template <int IO, int MI, int LATE>
__global__ void __launch_bounds__(512) k_gemm_mx_pipe(MxArgs q, int mtiles) {
    typedef f16 H;
    typedef typename Half16<H>::v8 v8;
    typedef int v8i __attribute__((ext_vector_type(8)));
    constexpr int WM = 2, WN = 4, STAGES = 2;
    constexpr int NW = WM * WN, BM = WM * MI * 16, BN = WN * 64;
    constexpr int A_BYTES = BM * 128, W_BYTES = BN * 128;
    constexpr int W_REGION = STAGES * A_BYTES, S_REGION = W_REGION + STAGES * W_BYTES;
    constexpr int S_BYTES = 4096;
    constexpr int A_INSTR = BM / 8 / NW, W_INSTR = BN / 8 / NW;
    constexpr int NS = 2 * MI, D = 3, EV = NS - D;
    constexpr int EW = MI == 8 ? 5 : EV;
    extern __shared__ __attribute__((aligned(16))) char lds[];
    const GemmArgs& p = q.g;

    const int tid = threadIdx.x, lane = tid & 63;
    const int wave = __builtin_amdgcn_readfirstlane(tid >> 6);
    const int wm = wave / WN, wn = wave % WN;
    const int nwg = gridDim.x;
    int vb;
    {
        const int bid = blockIdx.x, xcd = bid & 7, local = bid >> 3, qq = nwg >> 3, r = nwg & 7;
        vb = (xcd < r ? xcd * (qq + 1) : r * (qq + 1) + (xcd - r) * qq) + local;
    }
    const int ntiles = p.ntiles, nmx = q.nmx;
    const int total = mtiles * ntiles;
    const int nmb = p.K / 256;
    const int nsub = 4 + nmx;
    const unsigned lds_base = lds_addr(lds);

    auto lane_now = [&]() __attribute__((always_inline)) {
        unsigned l;
        asm volatile("v_mbcnt_lo_u32_b32 %0, -1, 0\n\tv_mbcnt_hi_u32_b32 %0, -1, %0" : "=v"(l));
        return l;
    };
    int pt = vb, pmb = 0, pj = 0, issued = 0, pmbl = 0;
    long long cur_rowb16 = 0, cur_rowbq = 0, cur_asrows = 0;
    const char *cur_a16 = nullptr, *cur_aq = nullptr, *cur_as = nullptr, *cur_w16 = nullptr, *cur_wq = nullptr, *cur_ws = nullptr;
    long long cur_aps = 0, cur_wps = 0;
    int p_mt = 0;
    auto set_input = [&](bool second) __attribute__((always_inline)) {
        const long long rows0 = (long long)p_mt * BM + wave * 8;
        if (!second) {
            cur_rowb16 = (long long)p.lda * 2; cur_rowbq = q.ldaq; cur_asrows = q.a_srows;
            cur_a16 = static_cast<const char*>(p.A) + rows0 * cur_rowb16;
            cur_aq = q.Aq[0] + rows0 * cur_rowbq;
            cur_as = q.As[0] + (long long)p_mt * BM * 8;
            cur_aps = q.Aq[1] - q.Aq[0];
        } else {
            cur_rowb16 = (long long)q.lda2 * 2; cur_rowbq = q.ldaq2; cur_asrows = q.a_srows2;
            cur_a16 = static_cast<const char*>(q.A2) + rows0 * cur_rowb16;
            cur_aq = q.Aq2[0] + rows0 * cur_rowbq;
            cur_as = q.As2[0] + (long long)p_mt * BM * 8;
            cur_aps = q.Aq2[1] - q.Aq2[0];
        }
        pmbl = 0;
    };
    auto set_tile = [&]() __attribute__((always_inline)) {
        const int nt_ = pt % ntiles;
        p_mt = pt / ntiles;
        cur_w16 = static_cast<const char*>(p.W) + (long long)nt_ * BN * p.K * 2;
        cur_wq = q.Wq[0] + (long long)nt_ * BN * (p.K / 2);
        cur_ws = q.Ws[0] + (long long)nt_ * BN * 8;
        cur_wps = q.Wq[1] - q.Wq[0];
        set_input(false);
    };
    auto issue_w = [&]() __attribute__((always_inline)) {
        const unsigned wbase = lds_base + W_REGION + (issued & 1) * W_BYTES + wave * 1024;
        const unsigned l = lane_now(), srow = l >> 3, cw = ((l & 7u) ^ (((srow >> 1) & 1u) | (((unsigned)(wave >> 1) & 3u) << 1))) << 4;
        const unsigned wr0 = (unsigned)wave * 8u + srow;
        if (pj < 4) {
            const char* sw = cur_w16 + (long long)(pmb * 4 + pj) * 128;
            const unsigned wl = wr0 * (unsigned)(p.K * 2) + cw;
#pragma unroll
            for (int i = 0; i < W_INSTR; ++i)
                glds16_saddr(sw + (long long)i * (NW * 8) * p.K * 2, wl, wbase + i * NW * 1024);
        } else {
            const char* sw = cur_wq + (pj == 4 ? 0 : cur_wps) + (long long)pmb * 128;
            const unsigned wl = wr0 * (unsigned)(p.K / 2) + cw;
#pragma unroll
            for (int i = 0; i < W_INSTR; ++i)
                glds16_saddr(sw + (long long)i * (NW * 8) * (p.K / 2), wl, wbase + i * NW * 1024);
        }
    };
    auto issue_a = [&]() __attribute__((always_inline)) {
        const unsigned abase = lds_base + (issued & 1) * A_BYTES + wave * 1024;
        const unsigned l = lane_now(), srow = l >> 3, ct = ((l & 7u) ^ srow) << 4;
        if (pj < 4) {
            const char* sa = cur_a16 + (long long)(pmbl * 4 + pj) * 128;
            const unsigned al = srow * (unsigned)cur_rowb16 + ct;
#pragma unroll
            for (int i = 0; i < A_INSTR; ++i)
                glds16_saddr(sa + (long long)i * (NW * 8) * cur_rowb16, al, abase + i * NW * 1024);
        } else {
            const long long ta = pj == 4 ? 0 : cur_aps, tw = pj == 4 ? 0 : cur_wps;
            const char* sa = cur_aq + ta + (long long)pmbl * 128;
            const unsigned a_lq = srow * (unsigned)cur_rowbq + ct;
#pragma unroll
            for (int i = 0; i < A_INSTR; ++i)
                glds16_saddr(sa + (long long)i * (NW * 8) * cur_rowbq, a_lq, abase + i * NW * 1024);
            if (wave < 4 && (wave >= 2 || wave * 128 < BM)) {
                const char* ss = wave < 2 ? cur_as + ta + (long long)pmbl * cur_asrows * 8 + wave * 1024
                                          : cur_ws + tw + (long long)pmb * q.w_srows * 8 + (wave - 2) * 1024;
                glds16_saddr(ss, l * 16u, lds_base + S_REGION + (issued & 1) * S_BYTES + wave * 1024);
            }
        }
        ++issued;
        if (++pj == nsub) {
            pj = 0;
            ++pmbl;
            if (++pmb == nmb) {
                pmb = 0;
                pt += nwg;
                if (pt < total) set_tile();
            } else if (pmb == q.nmb1) set_input(true);
        }
    };
    if (pt < total) set_tile();
    static_assert(NW == 8, "the DMA stagger assumes waves w and w + 4 on one SIMD");
    const bool early = wave >= 4 || q.stagger == 0;
    if (pt < total) { issue_w(); issue_a(); }
    if (pt < total) { issue_w(); issue_a(); }

    const int fr = lane & 15, kq = lane >> 4;
    const int a_row0 = wm * (MI * 16) + fr;
    const int wrow0 = wn * 64 + (fr >> 2) * 16 + (fr & 3);
    const int wkey_r = ((wrow0 >> 1) & 1) | (((wrow0 >> 4) & 3) << 1);
    const unsigned a_v0 = (unsigned)(a_row0 * 128 + ((kq ^ (a_row0 & 7)) << 4));
    const unsigned w_v0 = (unsigned)(W_REGION + wrow0 * 128 + ((kq ^ wkey_r) << 4));
    const unsigned sa_v = (unsigned)(S_REGION + a_row0 * 8 + kq);
    const unsigned sw_v = (unsigned)(S_REGION + 2048 + (wn * 4 + (fr >> 2)) * 128 + ((fr & 3) * 4 + kq) * 8);

    f32x4 acc[MI][4];
    auto init_acc = [&](int t) {
        const int nb = (t % ntiles) * BN + wn * 64 + kq * 16;
#pragma unroll
        for (int nj = 0; nj < 4; ++nj) {
            const float4 b = *reinterpret_cast<const float4*>(p.bias + nb + 4 * nj);
#pragma unroll
            for (int mi = 0; mi < MI; ++mi) acc[mi][nj] = f32x4{b.x, b.y, b.z, b.w};
        }
    };
    if (vb < total) init_acc(vb);

    int4 Af[NS], Wf[2][4];
    unsigned As[NS];
    uint2 Wsc = make_uint2(0u, 0u), Wsn = make_uint2(0u, 0u);
    auto rdA = [&](const char* slot, int kk, int mi) { return *reinterpret_cast<const int4*>(slot + (a_v0 ^ (unsigned)(kk * 64)) + mi * 2048); };
    auto rdW = [&](const char* slot, int kk, int nj) { return *reinterpret_cast<const int4*>(slot + (w_v0 ^ (unsigned)(kk * 64)) + nj * 512); };
    auto rdAs = [&](const char* slot, int kk, int mi) { return (unsigned)*reinterpret_cast<const unsigned char*>(slot + sa_v + mi * 128 + kk * 4); };
    auto rdWs = [&](const char* slot) { return *reinterpret_cast<const uint2*>(slot + sw_v); };

    int g = 0;
    bool w_sent = false;
    auto step = [&](auto kind_c, auto s_c, const bool next_q) __attribute__((always_inline)) {
        constexpr int KIND = decltype(kind_c)::value, S = decltype(s_c)::value;
        constexpr int kk = S / MI, mi = S % MI;
        const char* ab = lds + (g & 1) * A_BYTES;
        const char* wb = lds + (g & 1) * W_BYTES;
        const char* sb = lds + (g & 1) * S_BYTES;
        const char* abn = lds + ((g + 1) & 1) * A_BYTES;
        const char* wbn = lds + ((g + 1) & 1) * W_BYTES;
        const char* sbn = lds + ((g + 1) & 1) * S_BYTES;
        auto readA = [&](int t) {
            Af[t] = rdA(ab, t / MI, t % MI);
            if (KIND == 1) As[t] = rdAs(sb, t / MI, t % MI);
        };
        auto readAn = [&](int t) {
            Af[t] = rdA(abn, t / MI, t % MI);
            As[t] = rdAs(sbn, t / MI, t % MI);
        };
        if (EW != EV && S == EW) {
            if (LATE == 0 && !early && g > 0 && pt < total) issue_a();
            if (KIND == 0) asm volatile("s_waitcnt lgkmcnt(1)\n\ts_barrier" ::: "memory");
            else asm volatile("s_waitcnt lgkmcnt(2)\n\ts_barrier" ::: "memory");
            __builtin_amdgcn_sched_barrier(0);
            if (early && pt < total) { issue_w(); w_sent = true; }
        }
        if (EW != EV && LATE != 0 && !early && S == EW + LATE && pt < total) {
            issue_w();
            w_sent = true;
        }
        if (S == EV) {
            if (EW != EV && LATE == 0 && !early && pt < total) {
                issue_w();
                w_sent = true;
            }
            if (EW != EV && w_sent) asm volatile("s_waitcnt vmcnt(%0)\n\ts_waitcnt lgkmcnt(0)\n\ts_barrier" ::"n"(W_INSTR) : "memory");
            else asm volatile("s_waitcnt vmcnt(0)\n\ts_waitcnt lgkmcnt(0)\n\ts_barrier" ::: "memory");
            w_sent = false;
            __builtin_amdgcn_sched_barrier(0);
            if (early && pt < total) { if (EW == EV) issue_w(); issue_a(); }
#pragma unroll
            for (int nj = 0; nj < 4; ++nj) Wf[0][nj] = rdW(wbn, 0, nj);
            Wsn = rdWs(sbn);
            readAn(0);
        }
        if (!early && (EW == EV || LATE != 0) && S == EV + LATE && pt < total) {
            if (EW == EV) issue_w();
            issue_a();
        }
        if (S + D < NS) readA(S + D);
        if (S >= EV && S + 1 < NS) readAn(S - EV + 1);
        if constexpr (MI == 8 && S < 4) Wf[1][S] = rdW(wb, 1, S);
        if constexpr (MI == 4 && S < 2) { Wf[1][2 * S] = rdW(wb, 1, 2 * S); Wf[1][2 * S + 1] = rdW(wb, 1, 2 * S + 1); }
        if (KIND == 0) {
            const v8 af = __builtin_bit_cast(v8, Af[S]);
#pragma unroll
            for (int nj = 0; nj < 4; ++nj) acc[mi][nj] = Half16<H>::mfma(__builtin_bit_cast(v8, Wf[kk][nj]), af, acc[mi][nj]);
        } else {
            const v8i xa = {Af[S].x, Af[S].y, Af[S].z, Af[S].w, 0, 0, 0, 0};
            const int as = (int)As[S];
#define AVL_QMFMA(NJ)                                                                                                              \
    do {                                                                                                                           \
        const v8i wa = {Wf[kk][NJ].x, Wf[kk][NJ].y, Wf[kk][NJ].z, Wf[kk][NJ].w, 0, 0, 0, 0};                                       \
        const int ws = (int)((NJ) < 2 ? Wsc.x : Wsc.y);                                                                            \
        acc[mi][NJ] = __builtin_amdgcn_mfma_scale_f32_16x16x128_f8f6f4(wa, xa, acc[mi][NJ], 4, 4, ((NJ) & 1) * 2 + kk, ws, 0, as);      \
    } while (0)
            AVL_QMFMA(0); AVL_QMFMA(1); AVL_QMFMA(2); AVL_QMFMA(3);
#undef AVL_QMFMA
        }
        __builtin_amdgcn_sched_barrier(0);
    };
    auto substep = [&](auto kind_c, const bool next_q) __attribute__((always_inline)) {
#define AVL_STEP(N) step(kind_c, std::integral_constant<int, N>(), next_q)
        AVL_STEP(0); AVL_STEP(1); AVL_STEP(2); AVL_STEP(3); AVL_STEP(4); AVL_STEP(5); AVL_STEP(6); AVL_STEP(7);
        if constexpr (NS == 16) { AVL_STEP(8); AVL_STEP(9); AVL_STEP(10); AVL_STEP(11); AVL_STEP(12); AVL_STEP(13); AVL_STEP(14); AVL_STEP(15); }
#undef AVL_STEP
        Wsc = Wsn;
        ++g;
    };
    typedef std::integral_constant<int, 0> F16;
    typedef std::integral_constant<int, 1> FP4;

    asm volatile("s_waitcnt vmcnt(0)" ::: "memory");
    __builtin_amdgcn_s_barrier();
    for (int t = vb; t < total; t += nwg) {
        const int nt = t % ntiles, mt = t / ntiles;
        {
            const char* ab = lds + (g & 1) * A_BYTES;
            const char* wb = lds + (g & 1) * W_BYTES;
#pragma unroll
            for (int nj = 0; nj < 4; ++nj) Wf[0][nj] = rdW(wb, 0, nj);
#pragma unroll
            for (int s = 0; s < D; ++s) Af[s] = rdA(ab, 0, s);
        }
        for (int mb = 0; mb < nmb; ++mb) {
            for (int j = 0; j < 4; ++j) substep(F16(), j == 3);
            for (int u = 0; u < nmx; ++u) substep(FP4(), u + 1 < nmx);
        }
        mx_epilogue<IO, MI>(q, acc, nt, mt, wm, wn, fr, kq);
        if (t + nwg < total) init_acc(t + nwg);
    }
}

» EXERCISE REQUIREMENTS:
Precisely the lines between those holding "const v8 af" and "const v8i wa", inclusive, are to be reproduced from the listing above, with nothing added.

» THE COMPLETED TASK:
            const v8 af = __builtin_bit_cast(v8, Af[S]);
#pragma unroll
            for (int nj = 0; nj < 4; ++nj) acc[mi][nj] = Half16<H>::mfma(__builtin_bit_cast(v8, Wf[kk][nj]), af, acc[mi][nj]);
        } else {
            const v8i xa = {Af[S].x, Af[S].y, Af[S].z, Af[S].w, 0, 0, 0, 0};
            const int as = (int)As[S];
#define AVL_QMFMA(NJ)                                                                                                              \
    do {                                                                                                                           \
        const v8i wa = {Wf[kk][NJ].x, Wf[kk][NJ].y, Wf[kk][NJ].z, Wf[kk][NJ].w, 0, 0, 0, 0};                                       \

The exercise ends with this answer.